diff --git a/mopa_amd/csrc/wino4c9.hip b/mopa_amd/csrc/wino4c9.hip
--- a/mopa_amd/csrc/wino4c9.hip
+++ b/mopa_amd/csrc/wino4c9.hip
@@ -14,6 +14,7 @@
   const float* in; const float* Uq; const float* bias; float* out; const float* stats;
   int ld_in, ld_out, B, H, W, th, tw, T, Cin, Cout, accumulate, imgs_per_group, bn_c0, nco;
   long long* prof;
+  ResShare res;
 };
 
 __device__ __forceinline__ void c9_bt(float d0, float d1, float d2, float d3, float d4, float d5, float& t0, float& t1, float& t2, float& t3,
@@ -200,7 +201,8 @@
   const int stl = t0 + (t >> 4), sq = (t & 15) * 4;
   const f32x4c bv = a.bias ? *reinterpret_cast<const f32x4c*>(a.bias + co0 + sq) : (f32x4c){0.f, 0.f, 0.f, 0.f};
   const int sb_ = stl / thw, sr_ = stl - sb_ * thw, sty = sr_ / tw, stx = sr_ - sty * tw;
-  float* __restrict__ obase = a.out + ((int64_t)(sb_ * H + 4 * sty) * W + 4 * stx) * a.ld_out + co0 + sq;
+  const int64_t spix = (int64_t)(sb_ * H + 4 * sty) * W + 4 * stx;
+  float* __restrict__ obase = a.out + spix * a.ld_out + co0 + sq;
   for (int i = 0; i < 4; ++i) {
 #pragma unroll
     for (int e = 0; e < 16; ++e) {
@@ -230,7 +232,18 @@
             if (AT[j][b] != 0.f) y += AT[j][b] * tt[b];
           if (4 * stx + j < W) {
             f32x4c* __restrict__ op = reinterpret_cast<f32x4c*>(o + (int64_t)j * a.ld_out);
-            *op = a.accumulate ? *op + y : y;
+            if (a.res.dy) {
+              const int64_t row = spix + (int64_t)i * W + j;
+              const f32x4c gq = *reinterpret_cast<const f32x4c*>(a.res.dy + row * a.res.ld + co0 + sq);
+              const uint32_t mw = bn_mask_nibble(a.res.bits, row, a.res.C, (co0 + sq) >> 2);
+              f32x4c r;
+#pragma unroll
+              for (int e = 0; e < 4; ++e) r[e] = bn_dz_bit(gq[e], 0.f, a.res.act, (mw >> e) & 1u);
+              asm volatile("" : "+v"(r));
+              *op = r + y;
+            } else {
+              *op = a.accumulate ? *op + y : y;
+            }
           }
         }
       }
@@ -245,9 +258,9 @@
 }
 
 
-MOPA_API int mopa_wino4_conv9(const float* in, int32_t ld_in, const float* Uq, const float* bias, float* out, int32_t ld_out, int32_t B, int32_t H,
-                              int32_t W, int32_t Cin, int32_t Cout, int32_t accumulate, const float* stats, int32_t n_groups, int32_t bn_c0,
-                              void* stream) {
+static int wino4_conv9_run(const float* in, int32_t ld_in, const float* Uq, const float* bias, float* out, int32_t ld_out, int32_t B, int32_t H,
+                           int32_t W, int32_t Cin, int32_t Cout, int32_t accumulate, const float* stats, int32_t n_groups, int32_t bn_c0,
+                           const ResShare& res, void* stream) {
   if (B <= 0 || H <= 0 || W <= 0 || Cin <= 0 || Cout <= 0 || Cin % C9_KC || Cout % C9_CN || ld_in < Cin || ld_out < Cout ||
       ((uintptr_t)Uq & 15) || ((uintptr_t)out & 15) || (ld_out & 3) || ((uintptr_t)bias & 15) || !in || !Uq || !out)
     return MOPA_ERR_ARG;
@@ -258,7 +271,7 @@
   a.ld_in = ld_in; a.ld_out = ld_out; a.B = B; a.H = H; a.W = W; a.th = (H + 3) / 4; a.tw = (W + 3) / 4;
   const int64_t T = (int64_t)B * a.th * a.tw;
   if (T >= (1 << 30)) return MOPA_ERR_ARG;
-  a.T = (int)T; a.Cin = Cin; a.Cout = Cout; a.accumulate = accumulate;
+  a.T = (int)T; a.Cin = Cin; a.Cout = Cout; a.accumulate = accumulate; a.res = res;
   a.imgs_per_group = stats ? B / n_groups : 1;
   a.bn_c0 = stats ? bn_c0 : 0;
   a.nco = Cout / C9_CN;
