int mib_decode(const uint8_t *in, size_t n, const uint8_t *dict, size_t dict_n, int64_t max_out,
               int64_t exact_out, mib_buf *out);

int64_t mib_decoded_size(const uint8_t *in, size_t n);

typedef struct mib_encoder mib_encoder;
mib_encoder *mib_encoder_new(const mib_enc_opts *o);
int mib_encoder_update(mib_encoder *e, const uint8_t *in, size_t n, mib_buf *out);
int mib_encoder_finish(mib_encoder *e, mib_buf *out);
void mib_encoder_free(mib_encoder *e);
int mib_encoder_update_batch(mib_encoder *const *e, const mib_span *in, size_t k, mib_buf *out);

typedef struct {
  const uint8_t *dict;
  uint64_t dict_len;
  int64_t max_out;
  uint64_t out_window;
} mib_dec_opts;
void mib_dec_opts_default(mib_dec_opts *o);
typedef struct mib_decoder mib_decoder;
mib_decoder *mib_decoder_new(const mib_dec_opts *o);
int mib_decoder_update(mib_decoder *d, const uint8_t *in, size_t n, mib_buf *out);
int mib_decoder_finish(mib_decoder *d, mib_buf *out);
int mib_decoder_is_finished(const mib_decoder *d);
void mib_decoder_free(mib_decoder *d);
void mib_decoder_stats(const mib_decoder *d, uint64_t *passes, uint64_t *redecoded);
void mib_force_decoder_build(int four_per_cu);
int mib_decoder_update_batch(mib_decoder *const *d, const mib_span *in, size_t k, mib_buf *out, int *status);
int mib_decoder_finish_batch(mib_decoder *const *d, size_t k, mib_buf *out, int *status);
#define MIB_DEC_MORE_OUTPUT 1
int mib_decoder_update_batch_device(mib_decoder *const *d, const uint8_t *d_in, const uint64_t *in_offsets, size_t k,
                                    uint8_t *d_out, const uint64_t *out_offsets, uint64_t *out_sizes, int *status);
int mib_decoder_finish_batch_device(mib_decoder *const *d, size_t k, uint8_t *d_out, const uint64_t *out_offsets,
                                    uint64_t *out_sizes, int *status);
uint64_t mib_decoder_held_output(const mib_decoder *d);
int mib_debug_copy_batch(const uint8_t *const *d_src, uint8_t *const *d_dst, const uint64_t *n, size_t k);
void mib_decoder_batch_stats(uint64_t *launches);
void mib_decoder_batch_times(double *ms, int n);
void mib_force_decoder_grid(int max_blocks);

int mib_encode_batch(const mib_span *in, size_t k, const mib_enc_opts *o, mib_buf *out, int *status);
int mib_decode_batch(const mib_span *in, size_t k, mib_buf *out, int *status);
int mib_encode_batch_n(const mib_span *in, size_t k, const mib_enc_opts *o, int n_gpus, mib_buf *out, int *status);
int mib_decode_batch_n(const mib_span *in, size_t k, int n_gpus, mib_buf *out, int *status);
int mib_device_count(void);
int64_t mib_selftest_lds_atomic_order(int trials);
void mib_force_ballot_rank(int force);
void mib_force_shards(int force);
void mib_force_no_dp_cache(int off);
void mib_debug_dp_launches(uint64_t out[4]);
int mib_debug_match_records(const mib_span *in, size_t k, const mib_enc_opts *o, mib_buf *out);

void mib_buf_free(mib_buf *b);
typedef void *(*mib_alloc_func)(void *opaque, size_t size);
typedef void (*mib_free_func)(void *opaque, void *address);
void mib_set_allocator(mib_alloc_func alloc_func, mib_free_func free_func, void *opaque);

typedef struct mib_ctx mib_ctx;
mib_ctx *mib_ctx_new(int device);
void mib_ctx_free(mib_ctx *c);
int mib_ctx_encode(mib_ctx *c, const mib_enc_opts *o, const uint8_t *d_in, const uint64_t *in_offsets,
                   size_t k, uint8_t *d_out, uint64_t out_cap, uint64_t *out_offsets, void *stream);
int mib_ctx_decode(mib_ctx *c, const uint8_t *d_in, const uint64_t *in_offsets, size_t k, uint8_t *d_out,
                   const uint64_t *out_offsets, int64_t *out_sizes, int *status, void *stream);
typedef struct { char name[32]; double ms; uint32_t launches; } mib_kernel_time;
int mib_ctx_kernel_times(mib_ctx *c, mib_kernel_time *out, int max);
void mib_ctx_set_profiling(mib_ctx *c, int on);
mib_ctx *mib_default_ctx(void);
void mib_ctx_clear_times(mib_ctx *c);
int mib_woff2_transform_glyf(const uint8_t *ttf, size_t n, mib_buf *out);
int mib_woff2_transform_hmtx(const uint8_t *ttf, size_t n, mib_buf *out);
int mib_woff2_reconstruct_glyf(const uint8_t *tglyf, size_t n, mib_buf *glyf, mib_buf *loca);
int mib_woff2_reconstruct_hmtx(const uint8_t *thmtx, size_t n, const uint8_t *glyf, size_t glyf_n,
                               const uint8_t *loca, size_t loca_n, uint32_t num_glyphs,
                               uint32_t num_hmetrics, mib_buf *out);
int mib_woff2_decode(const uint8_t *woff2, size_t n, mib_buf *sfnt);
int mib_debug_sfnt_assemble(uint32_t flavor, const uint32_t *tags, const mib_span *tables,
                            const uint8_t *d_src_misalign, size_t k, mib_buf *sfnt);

::::::::::

Read the lines above. Gather those in which the string "spix" is found.

## Solution to the exercise
+  const int64_t spix = (int64_t)(sb_ * H + 4 * sty) * W + 4 * stx;
+  float* __restrict__ obase = a.out + spix * a.ld_out + co0 + sq;
+              const int64_t row = spix + (int64_t)i * W + j;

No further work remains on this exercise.